(Saved entries)
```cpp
constexpr int kHcAnyMaxMT = 5;
constexpr int hc_any_depth(int MT) { return MT == 2 ? 4 : (MT == 3 ? 3 : (MT == 4 ? 2 : (MT == 5 ? 1 : 0))); }
template <bool NT>
__global__ RVT_HC_ONE_WAVE void gene_suffstat_hc_any(const GeneDesc* __restrict__ genes, NullTile nt, long long N,
                                                              long long ld, int d, unsigned classes) {
  __shared__ unsigned lds[hc_lds_words(kHcAnyMaxMT)];
  const GeneDesc gd = genes[blockIdx.y];
  if (!((classes >> gd.MT) & 1u)) return;
  switch (gd.MT) {
    case 2: suffstat_hc_body<2, hc_any_depth(2), NT>(gd, nt, N, ld, d, lds); break;
    case 3: suffstat_hc_body<3, hc_any_depth(3), NT>(gd, nt, N, ld, d, lds); break;
    case 4: suffstat_hc_body<4, hc_any_depth(4), NT>(gd, nt, N, ld, d, lds); break;
    case 5: suffstat_hc_body<5, hc_any_depth(5), NT>(gd, nt, N, ld, d, lds); break;
    default: break;
  }
}

template <int UNUSED = 0>
__global__ __launch_bounds__(256) void block_classify_kernel(const double* __restrict__ G, long long N, long long ld,
                                                             int M, int* __restrict__ flag) {
  const long long per_col = (N + 1) / 2;
  const long long total = per_col * M;
  bool bad = false;
  for (long long idx = blockIdx.x * (long long)blockDim.x + threadIdx.x; idx < total;
       idx += (long long)gridDim.x * blockDim.x) {
    const long long j = idx / per_col, i = (idx % per_col) * 2;
    const unsigned long long* p = reinterpret_cast<const unsigned long long*>(G + j * ld + i);
    const unsigned long long a = p[0], b = (i + 1 < N) ? p[1] : 0ull;
    auto ok = [](unsigned long long x) {
      return x == 0ull || x == 0x3FF0000000000000ull || x == 0x4000000000000000ull;
    };
    bad |= !ok(a) || !ok(b);
  }
  if (__any(bad) && (threadIdx.x & 63) == 0) atomicAnd(flag, 0);
}

// ... 2 lines not shown
```

Measured before the change: 27120.

## Skip loading all-ones covariate columns and add windowed 1D hard-call grid decode

Detects covariate columns that are exactly 1.0 on the host and passes a bitmask to the hard-call kernel. Those lanes then get an out-of-range buffer offset, so the buffer loads return zero, and the value 1.0 is rebuilt by OR-ing in the high-word bits. This removes global loads for intercept columns. The launch also changes from a 2D grid to a 1D grid with an optional window that groups work-parts across genes, which changes block scheduling order. Separately, the p-value kernel now zeroes the VT result fields when analytic VT is not requested.

```diff
diff --git a/rvtests_amd/csrc/hc_window.h b/rvtests_amd/csrc/hc_window.h
--- /dev/null
+++ b/rvtests_amd/csrc/hc_window.h
@@ -0,0 +1,30 @@
+#pragma once
+
+#if defined(__HIPCC__)
+#include <hip/hip_runtime.h>
+#define RVT_HCWIN_HD __host__ __device__ inline
+#else
+#define RVT_HCWIN_HD inline
+#endif
+
+namespace rvt {
+
+struct HcGrid {
+  int P, W, genes;
+};
+
+RVT_HCWIN_HD int hc_window_of(int P, int W) { return (W >= 1 && W <= P && P % W == 0) ? W : P; }
+
+struct HcSlot {
+  int gene, wpart;
+};
+
+RVT_HCWIN_HD HcSlot hc_window_decode(unsigned id, const HcGrid& g) {
+  const unsigned W = (unsigned)hc_window_of(g.P, g.W);
+  const unsigned per_window = W * (unsigned)g.genes;
+  const unsigned w = id / per_window, r = id - w * per_window;
+  const unsigned gene = r / W;
+  return HcSlot{(int)gene, (int)(w * W + (r - gene * W))};
+}
+
+}
diff --git a/rvtests_amd/csrc/hostcheck.cpp b/rvtests_amd/csrc/hostcheck.cpp
--- a/rvtests_amd/csrc/hostcheck.cpp
+++ b/rvtests_amd/csrc/hostcheck.cpp
@@ -5,6 +5,7 @@
 #include <chrono>
 #include "host_stage.h"
 #include "band_tiles.h"
+#include "hc_window.h"
 #include "perm_counter.h"
 #include "rvt_pvalue.h"
 #include "rvt_mvn.h"
@@ -392,6 +393,16 @@
   return n;
 }
 
+int hc_hc_window_decode(int P, int W, int genes, int* out) {
+  const rvt::HcGrid g{P, W, genes};
+  for (int id = 0; id < P * genes; ++id) {
+    const rvt::HcSlot s = rvt::hc_window_decode((unsigned)id, g);
+    out[2 * id] = s.gene;
+    out[2 * id + 1] = s.wpart;
+  }
+  return rvt::hc_window_of(P, W);
+}
+
 int hc_pack_column(const double* g, size_t n, unsigned char* out, size_t pitch, int isa, int reps, double* mu, int* has_mu,
                    long long* n_other) {
   rvt::PackedColumn r;
diff --git a/rvtests_amd/csrc/k2_hardcall.hip b/rvtests_amd/csrc/k2_hardcall.hip
--- a/rvtests_amd/csrc/k2_hardcall.hip
+++ b/rvtests_amd/csrc/k2_hardcall.hip
@@ -2,7 +2,7 @@
 
 namespace rvt {
 
-typedef void (*hc_kernel_t)(const GeneDesc*, NullTile, long long, long long, int);
+typedef void (*hc_kernel_t)(const GeneDesc*, NullTile, long long, long long, int, HcGrid);
 static hc_kernel_t hc_kernel(int MT, int depth, int waves) {
   if (MT < 1 || MT > kHcMaxMT || depth < 1 || depth > 9 || waves < 1 || waves > 9) return nullptr;
   switch (MT * 100 + depth * 10 + waves) {
@@ -23,19 +23,20 @@
 
 bool k2_hc_has_shape(int MT, int depth, int waves) { return hc_kernel(MT, depth, waves) != nullptr; }
 
-bool k2_launch_hc(int MT, int depth, int waves, dim3 grid, hipStream_t st, const GeneDesc* d_desc, NullTile nt, long long N,
+bool k2_launch_hc(int MT, int depth, int waves, HcGrid hg, hipStream_t st, const GeneDesc* d_desc, NullTile nt, long long N,
                   long long ld, int d) {
   const hc_kernel_t k = hc_kernel(MT, depth, waves);
   if (!k) return false;
-  hipLaunchKernelGGL(k, grid, dim3(64), 0, st, d_desc, nt, N, ld, d);
+  hipLaunchKernelGGL(k, dim3((unsigned)hg.P * (unsigned)hg.genes), dim3(64), 0, st, d_desc, nt, N, ld, d, hg);
   return true;
 }
 
 int k2_hc_any_depth(int MT) { return hc_any_depth(MT); }
 
-void k2_launch_hc_any(unsigned classes, dim3 grid, hipStream_t st, const GeneDesc* d_desc, NullTile nt, long long N,
+void k2_launch_hc_any(unsigned classes, HcGrid hg, hipStream_t st, const GeneDesc* d_desc, NullTile nt, long long N,
                       long long ld, int d) {
-  hipLaunchKernelGGL((gene_suffstat_hc_any<false>), grid, dim3(64), 0, st, d_desc, nt, N, ld, d, classes);
+  hipLaunchKernelGGL((gene_suffstat_hc_any<false>), dim3((unsigned)hg.P * (unsigned)hg.genes), dim3(64), 0, st, d_desc, nt, N,
+                     ld, d, classes, hg);
 }
 
 void k2_launch_classify(dim3 grid, hipStream_t st, const double* G, long long N, long long ld, int M, int* flag) {
diff --git a/rvtests_amd/csrc/kernels.hip.h b/rvtests_amd/csrc/kernels.hip.h
--- a/rvtests_amd/csrc/kernels.hip.h
+++ b/rvtests_amd/csrc/kernels.hip.h
@@ -1461,7 +1461,14 @@
   for (int i = lane; i < n_skat; i += 64) lam_skat[i] = gd.lambda[gs.skat_lambda_off + i];
   for (int i = lane; i < n_zimz; i += 64) lam_zimz[i] = gd.lambda[gs.zimz_lambda_off + i];
   __syncthreads();
-  if (lane == 0) pvalue_init_result(gs, gd.gene_id, out);
+  if (lane == 0) {
+    pvalue_init_result(gs, gd.gene_id, out);
+    if (!(tests & RVT_TEST_ANALYTICVT)) {
+      out->vt_ok = out->vt_optnum = out->vt_ncutoff = 0;
+      out->vt_minmaf = out->vt_maxmaf = out->vt_optmaf = out->vt_U = out->vt_V = out->vt_stat = 0.0;
+      out->vt_p = out->vt_p_error = 0.0;
+    }
+  }
   if (gs.n_poly == 0) return;
   wave_davies_sorted(lam_skat, n_skat, ls_skat, lane);
   wave_davies_sorted(lam_zimz, n_zimz, ls_zimz, lane);
diff --git a/rvtests_amd/csrc/rvt_engine.hip b/rvtests_amd/csrc/rvt_engine.hip
--- a/rvtests_amd/csrc/rvt_engine.hip
+++ b/rvtests_amd/csrc/rvt_engine.hip
@@ -27,6 +27,8 @@
   c->device = device_id;
   std::memset(&c->timing, 0, sizeof(c->timing));
   if (const char* e = getenv("RVT_HC_FUSE")) c->hc_fuse = atoi(e) != 0;
+  if (const char* e = getenv("RVT_HC_WINDOW")) c->hc_window = std::max(0, atoi(e));
+  if (const char* e = getenv("RVT_HC_ONES")) c->hc_ones = atoi(e) != 0;
   if (const char* e = getenv("RVT_HC_CFG")) {
     for (const char* p = e; *p;) {
       int mt = 0, dp = 0, w = 0, used = 0;
@@ -174,6 +176,7 @@
   c->res_buf.reset();
   c->v_buf.reset();
   c->d_X = c->d_res = c->d_rr = c->d_v = c->d_zeros = nullptr;
+  c->null_ones = 0u;
   c->d_hcp_xq.reset();
   c->d_hcp_scale.reset();
   c->hcp_planes_state = 0;
@@ -333,6 +336,16 @@
                          hipMemcpyHostToDevice));
   HIP_TRY(c, hipMemcpy(c->d_res, res, sizeof(double) * (size_t)N, hipMemcpyHostToDevice));
   HIP_TRY(c, hipMemcpy(c->d_v, v, sizeof(double) * (size_t)N, hipMemcpyHostToDevice));
+  for (int k = 0; k < d && c->hc_ones; ++k) {
+    const double* col = X + (size_t)k * N;
+    uint64_t bits = 0;
+    int64_t i = 0;
+    for (; i < N; ++i) {
+      std::memcpy(&bits, col + i, sizeof(bits));
+      if (bits != 0x3FF0000000000000ull) break;
+    }
+    if (i == N) c->null_ones |= 1u << k;
+  }
   {
     std::vector<double> rr((size_t)N);
     if (nc.binary)
@@ -1396,7 +1409,8 @@
   const long long N = nc.N, ld = nc.ld;
   const int d = nc.d;
   const GeneDesc *h_desc = b.h_desc, *d_desc = b.d_desc;
-  const NullTile tile{c->d_nulltile, d + 2};
+  const NullTile tile{c->d_nulltile, d + 2, c->null_ones};
+  const int window = hc_window_of(b.n_wparts, c->hc_window > 0 ? c->hc_window : b.n_wparts);
   unsigned fused = 0;
   int n_fused = 0, kf = e, ef = k;
   for (int g = k; g < e && c->hc_fuse; ++g) {
@@ -1411,7 +1425,7 @@
   if (n_fused < 2) fused = 0;
   if (fused) {
     Scope sc(c, 4, hst);
-    k2_launch_hc_any(fused, dim3(b.n_wparts, ef - kf), hst, d_desc + kf, tile, N, ld, d);
+    k2_launch_hc_any(fused, HcGrid{b.n_wparts, window, ef - kf}, hst, d_desc + kf, tile, N, ld, d);
   }
   for (int g = k; g < e;) {
     const int MT = h_desc[g].MT;
@@ -1420,7 +1434,7 @@
     if (!((fused >> MT) & 1u)) {
       Scope sc(c, 4, hst);
       const auto sh = c->hc_shape[std::min(MT, kHcMaxMT)];
-      if (!k2_launch_hc(MT, sh.depth, sh.waves, dim3(b.n_wparts, ge - g), hst, d_desc + g, tile, N, ld, d))
+      if (!k2_launch_hc(MT, sh.depth, sh.waves, HcGrid{b.n_wparts, window, ge - g}, hst, d_desc + g, tile, N, ld, d))
         return fail(c, RVT_E_INVALID, "RVT_HC_CFG: no hard-call kernel of class %d with ring depth %d x %d waves per SIMD", MT,
                     sh.depth, sh.waves);
     }
diff --git a/rvtests_amd/csrc/rvt_engine_int.h b/rvtests_amd/csrc/rvt_engine_int.h
--- a/rvtests_amd/csrc/rvt_engine_int.h
+++ b/rvtests_amd/csrc/rvt_engine_int.h
@@ -30,11 +30,11 @@
                         int d);
 void k2_launch_panel_w1(dim3 grid, hipStream_t st, const GeneDesc* d_desc, NullDev nd, long long N, long long ld,
                         int d);
-bool k2_launch_hc(int MT, int depth, int waves, dim3 grid, hipStream_t st, const GeneDesc* d_desc, NullTile nt, long long N,
+bool k2_launch_hc(int MT, int depth, int waves, HcGrid hg, hipStream_t st, const GeneDesc* d_desc, NullTile nt, long long N,
                   long long ld, int d);
 bool k2_hc_has_shape(int MT, int depth, int waves);
 int k2_hc_any_depth(int MT);
-void k2_launch_hc_any(unsigned classes, dim3 grid, hipStream_t st, const GeneDesc* d_desc, NullTile nt, long long N,
+void k2_launch_hc_any(unsigned classes, HcGrid hg, hipStream_t st, const GeneDesc* d_desc, NullTile nt, long long N,
                       long long ld, int d);
 void k2_launch_hcw(int MT, dim3 grid, hipStream_t st, const GeneDesc* d_desc, NullTileW nt, long long N, long long ld,
                    int d);
@@ -350,6 +350,9 @@
   };
   HcShape hc_shape[kHcMaxMT + 1] = {{0, 0}, {2, 4}, {4, 1}, {3, 1}, {2, 2}, {1, 1}, {1, 1}};
   bool hc_fuse = true;
+  int hc_window = 0;
+  bool hc_ones = true;
+  unsigned null_ones = 0u;
   int64_t null_ld = 0;
   int content_hint = -1;
   std::vector<std::pair<const char*, size_t>> host_reg;
diff --git a/rvtests_amd/csrc/suffstat_hc.hip.h b/rvtests_amd/csrc/suffstat_hc.hip.h
--- a/rvtests_amd/csrc/suffstat_hc.hip.h
+++ b/rvtests_amd/csrc/suffstat_hc.hip.h
@@ -1,5 +1,6 @@
 #pragma once
 #include <type_traits>
+#include "hc_window.h"
 #include "suffstat_kernels.hip.h"
 
 namespace rvt {
@@ -20,6 +21,7 @@
 struct NullTile {
   const double* base;
   int cols;
+  unsigned ones = 0u;
 };
 
 __device__ __forceinline__ unsigned row16_sum(unsigned h) {
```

* _WHAT TO DO_
Pull every line that holds the string "threadIdx" out of the records.

* _SOLUTION TO THE PROBLEM_
  for (long long idx = blockIdx.x * (long long)blockDim.x + threadIdx.x; idx < total;
  if (__any(bad) && (threadIdx.x & 63) == 0) atomicAnd(flag, 0);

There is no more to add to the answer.